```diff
@@ -351,7 +365,7 @@
     const int img = 2 * blockIdx.x + (i >= C);
     if (img < B) a_g[(int64_t)img * C + (i - (i >= C ? C : 0))] = Ag[i];
   }
-  float* Vs = reinterpret_cast<float*>(&As[0][0][0]);
+  float* Vs = reinterpret_cast<float*>(&As[0]);
   constexpr int VSP = H + 4;
   static_assert(16 * VSP * 4 <= sizeof(As), "V staging must fit in the A stages");
   float bvs[NCB];
```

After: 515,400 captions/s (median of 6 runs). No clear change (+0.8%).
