@@ -1874,6 +1875,20 @@
   return BHG_OK;
 }
 
+int bhg_mlp_cg_mixed_mwn_backward(const bhg_mlp* m, const int64_t* labels, float* coeff, float cg_alpha, void* fws, size_t fws_bytes,
+                                  const float* ce, const float* w1, const float* b1, const float* w2, const float* b2, int H,
+                                  float scale, float* gw1, float* gb1, float* gw2, float* gb2, void* stream) {
+  if (int rc = check_mlp(m)) return rc;
+  BHG_REQUIRE(labels && coeff && fws, "NULL argument");
+  BHG_REQUIRE(fws_bytes >= bhg_mlp_fused_ws_bytes(m), "fused workspace too small");
+  FusedWs w;
+  carve_fused_ws(m, fws, &w);
+  MwnRzx q{};
+  q.rzx = w.rzx; q.prob = m->prob; q.labels = labels; q.coeff_out = coeff;
+  q.C = m->dims[m->L]; q.rows = m->Bp; q.scale = -cg_alpha;
+  return launch_mwn_backward_rzx(ce, q, m->B, w1, b1, w2, b2, H, scale, gw1, gb1, gw2, gb2, static_cast<hipStream_t>(stream));
+}
+
 static int check_head_problem(const bhg_mlp* m) {
   BHG_REQUIRE(m, "NULL descriptor");
   BHG_REQUIRE(m->L >= 1 && m->L <= BHG_MLP_MAX_LAYERS, "unsupported layer count");
@@ -2004,17 +2019,21 @@
   return hp.ok && dbg(DBG_packed_chain, 1) != 0 ? 1 : 0;
 }
 
-int bhg_mlp_forward_packed(const bhg_mlp* m, const void* const* bias, const int64_t* labels, float* ce, void* fws, size_t fws_bytes,
-                           void* stream) {
+int bhg_mlp_supports_fused_tail(const bhg_mlp* m) {
+  return bhg_mlp_supports_packed_prepare(m) && dbg(DBG_fused_tail, 1) != 0 ? 1 : 0;
+}
+
+}
+static int packed_checks(const bhg_mlp* m, const void* fws, size_t fws_bytes) {
   if (int rc = check_head_problem(m)) return rc;
   BHG_REQUIRE(narrow_head(m), "the packed once-per-step passes need a narrow classifier head (<= 256 classes, feature width % 4 == 0)");
-  BHG_REQUIRE(bias && labels && ce && fws, "NULL argument");
+  BHG_REQUIRE(fws, "NULL argument");
   BHG_REQUIRE(bhg_mlp_supports_packed_prepare(m), "this network does not take the packed form (bhg_mlp_supports_packed_prepare)");
   BHG_REQUIRE(fws_bytes >= bhg_mlp_fused_ws_bytes(m), "fused workspace too small");
-  hipStream_t st = static_cast<hipStream_t>(stream);
+  return BHG_OK;
+}
+static int forward_packed_hidden(const bhg_mlp* m, const void* const* bias, const FusedWs& w, hipStream_t st) {
   const int L = m->L, Bp = m->Bp, B = m->B;
-  FusedWs w;
-  carve_fused_ws(m, fws, &w);
   if (int rc = pack_operands(m, w, st, true)) return rc;
   {
     const int K = m->dims[0], N = m->dims[1];
@@ -2041,6 +2060,19 @@
     const int blk = q.nfull * (q.RB / 32) + q.nstrip;
     hipLaunchKernelGGL(k_wskpf<2>, dim3(blk), dim3(64 * kWskpWaves), 0, st, f);
   }
+  return BHG_OK;
+}
+extern "C" {
+
+int bhg_mlp_forward_packed(const bhg_mlp* m, const void* const* bias, const int64_t* labels, float* ce, void* fws, size_t fws_bytes,
+                           void* stream) {
+  if (int rc = packed_checks(m, fws, fws_bytes)) return rc;
+  BHG_REQUIRE(bias && labels && ce, "NULL argument");
+  hipStream_t st = static_cast<hipStream_t>(stream);
+  const int L = m->L, Bp = m->Bp, B = m->B;
+  FusedWs w;
+  carve_fused_ws(m, fws, &w);
+  if (int rc = forward_packed_hidden(m, bias, w, st)) return rc;
   launch_head_forward(st, Bp, nullptr, m->h[L - 1], m->W[L - 1] , m->W[L - 1], static_cast<const float*>(bias[L - 1]),
                       nullptr, nullptr, const_cast<float*>(m->prob), m->dims[L - 1], m->dims[L], B, HEAD_LOGITS, labels, ce, nullptr,
                       nullptr, nullptr);
@@ -2048,12 +2080,59 @@
   return BHG_OK;
 }
 
+}
+static void backward_packed_hidden(const bhg_mlp* m, const FusedWs& w, hipStream_t st) {
+  const int L = m->L, Bp = m->Bp, B = m->B;
+  for (int l = L - 2; l >= 1; --l) {
+    WskpBuilder wb;
+    WskpProb q{};
+    q.Ap = w.dpk[l]; q.Bq = w.Wb[l]; q.RA = Bp; q.RB = m->dims[l]; q.K = m->dims[l + 1]; q.B = B; q.nsplit = 1;
+    q.mask = m->mask[l - 1]; q.out = const_cast<float*>(m->delta[l - 1]);
+    q.outp = l >= 2 ? w.dpk[l - 1] : nullptr;
+    wb.add(q);
+    wb.launch(st);
+  }
+}
+extern "C" {
+
+int bhg_mlp_forward_packed_hidden(const bhg_mlp* m, const void* const* bias, void* fws, size_t fws_bytes, void* stream) {
+  if (int rc = packed_checks(m, fws, fws_bytes)) return rc;
+  BHG_REQUIRE(bias, "NULL argument");
+  FusedWs w;
+  carve_fused_ws(m, fws, &w);
+  if (int rc = forward_packed_hidden(m, bias, w, static_cast<hipStream_t>(stream))) return rc;
+  BHG_HIP_CHECK(hipGetLastError());
+  return BHG_OK;
+}
+
+int bhg_mlp_tail_packed(const bhg_mlp* m, const float* head_bias, const int64_t* labels, float* ce, const float* w1, const float* b1,
+                        const float* w2, const float* b2, int H, void* fws, size_t fws_bytes, void* stream) {
+  if (int rc = packed_checks(m, fws, fws_bytes)) return rc;
+  BHG_REQUIRE(head_bias && labels && ce, "NULL argument");
+  const int L = m->L;
+  FusedWs w;
+  carve_fused_ws(m, fws, &w);
+  TailArgs a{};
+  a.h = m->h[L - 1]; a.W = m->W[L - 1]; a.bias = head_bias; a.labels = labels; a.mask = m->mask[L - 2];
+  a.w1 = w1; a.b1 = b1; a.w2 = w2; a.b2 = b2; a.H = H;
+  a.prob = const_cast<float*>(m->prob); a.ce = ce; a.sd = const_cast<float*>(m->sd);
+  a.dtop = const_cast<float*>(m->delta[L - 1]); a.dprev = const_cast<float*>(m->delta[L - 2]); a.dprev_p = w.dpk[L - 2];
+  a.K = m->dims[L - 1]; a.C = m->dims[L]; a.B = m->B; a.rows = m->Bp;
+  return launch_mlp_tail(a, static_cast<hipStream_t>(stream));
+}
+
+int bhg_mlp_backward_packed_hidden(const bhg_mlp* m, void* fws, size_t fws_bytes, void* stream) {
+  if (int rc = packed_checks(m, fws, fws_bytes)) return rc;
+  FusedWs w;
+  carve_fused_ws(m, fws, &w);
+  backward_packed_hidden(m, w, static_cast<hipStream_t>(stream));
+  BHG_HIP_CHECK(hipGetLastError());
+  return BHG_OK;
+}
+
 int bhg_mlp_backward_packed(const bhg_mlp* m, const int64_t* labels, void* fws, size_t fws_bytes, void* stream) {
-  if (int rc = check_head_problem(m)) return rc;
-  BHG_REQUIRE(narrow_head(m), "the packed once-per-step passes need a narrow classifier head (<= 256 classes, feature width % 4 == 0)");
-  BHG_REQUIRE(labels && fws, "NULL argument");
-  BHG_REQUIRE(bhg_mlp_supports_packed_prepare(m), "this network does not take the packed form (bhg_mlp_supports_packed_prepare)");
-  BHG_REQUIRE(fws_bytes >= bhg_mlp_fused_ws_bytes(m), "fused workspace too small");
+  if (int rc = packed_checks(m, fws, fws_bytes)) return rc;
+  BHG_REQUIRE(labels, "NULL argument");
   hipStream_t st = static_cast<hipStream_t>(stream);
   const int L = m->L, Bp = m->Bp, B = m->B;
   const int C = m->dims[L];
@@ -2067,15 +2146,7 @@
     hipLaunchKernelGGL(k_head_backward, dim3(blocks), dim3(256), 0, st, (const float*)nullptr, m->delta[l], m->W[l],
                        (const float*)nullptr, m->mask[l - 1], const_cast<float*>(m->delta[l - 1]), N, K, B, Bp, w.dpk[l - 1]);
   }
-  for (int l = L - 2; l >= 1; --l) {
-    WskpBuilder wb;
-    WskpProb q{};
-    q.Ap = w.dpk[l]; q.Bq = w.Wb[l]; q.RA = Bp; q.RB = m->dims[l]; q.K = m->dims[l + 1]; q.B = B; q.nsplit = 1;
-    q.mask = m->mask[l - 1]; q.out = const_cast<float*>(m->delta[l - 1]);
-    q.outp = l >= 2 ? w.dpk[l - 1] : nullptr;
-    wb.add(q);
-    wb.launch(st);
-  }
+  backward_packed_hidden(m, w, st);
   BHG_HIP_CHECK(hipGetLastError());
   return BHG_OK;
 }
diff --git a/betty_amd/csrc/bhg_mlp_tail.hip b/betty_amd/csrc/bhg_mlp_tail.hip
--- /dev/null
+++ b/betty_amd/csrc/bhg_mlp_tail.hip
@@ -0,0 +1,179 @@
+#include "bhg_tail.hpp"
+
+namespace bhg {
+namespace {
+
+__device__ __forceinline__ float4 ldg16(const float* p) { return *reinterpret_cast<const float4*>(p); }
+
+template <int JMAX>
+__global__ __launch_bounds__(256) void k_mlp_tail(TailArgs a) {
+  extern __shared__ __attribute__((aligned(16))) float dyn[];
+  __shared__ float rz[kTailMaxC], pr[kTailMaxC], ex[kTailMaxC], dl[kTailMaxC];
+  __shared__ float scal[4];
+  constexpr bool PRE = JMAX == 3;
+  const int b = blockIdx.x, t = threadIdx.x;
+  const int lane = t & 63, wave = t >> 6;
+  const int K = a.K, C = a.C, B = a.B, H = a.H;
+  if (b >= B) {
+    if (t < C) { a.prob[(int64_t)b * C + t] = 0.f; a.dtop[(int64_t)b * C + t] = 0.f; }
+    if (t == 0) a.ce[b] = 0.f;
+    for (int k = 4 * t; k < K; k += 1024) {
+      *reinterpret_cast<float4*>(a.dprev + (int64_t)b * K + k) = make_float4(0.f, 0.f, 0.f, 0.f);
+      *reinterpret_cast<float4*>(a.dprev_p + ((int64_t)(k >> 4) * a.rows + b) * 16 + (k & 15)) = make_float4(0.f, 0.f, 0.f, 0.f);
+    }
+    return;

What is being asked — Look through the records above and please copy every line in which the string "width" occurs.

Answer to the exercise —
   BHG_REQUIRE(narrow_head(m), "the packed once-per-step passes need a narrow classifier head (<= 256 classes, feature width % 4 == 0)");
-  BHG_REQUIRE(narrow_head(m), "the packed once-per-step passes need a narrow classifier head (<= 256 classes, feature width % 4 == 0)");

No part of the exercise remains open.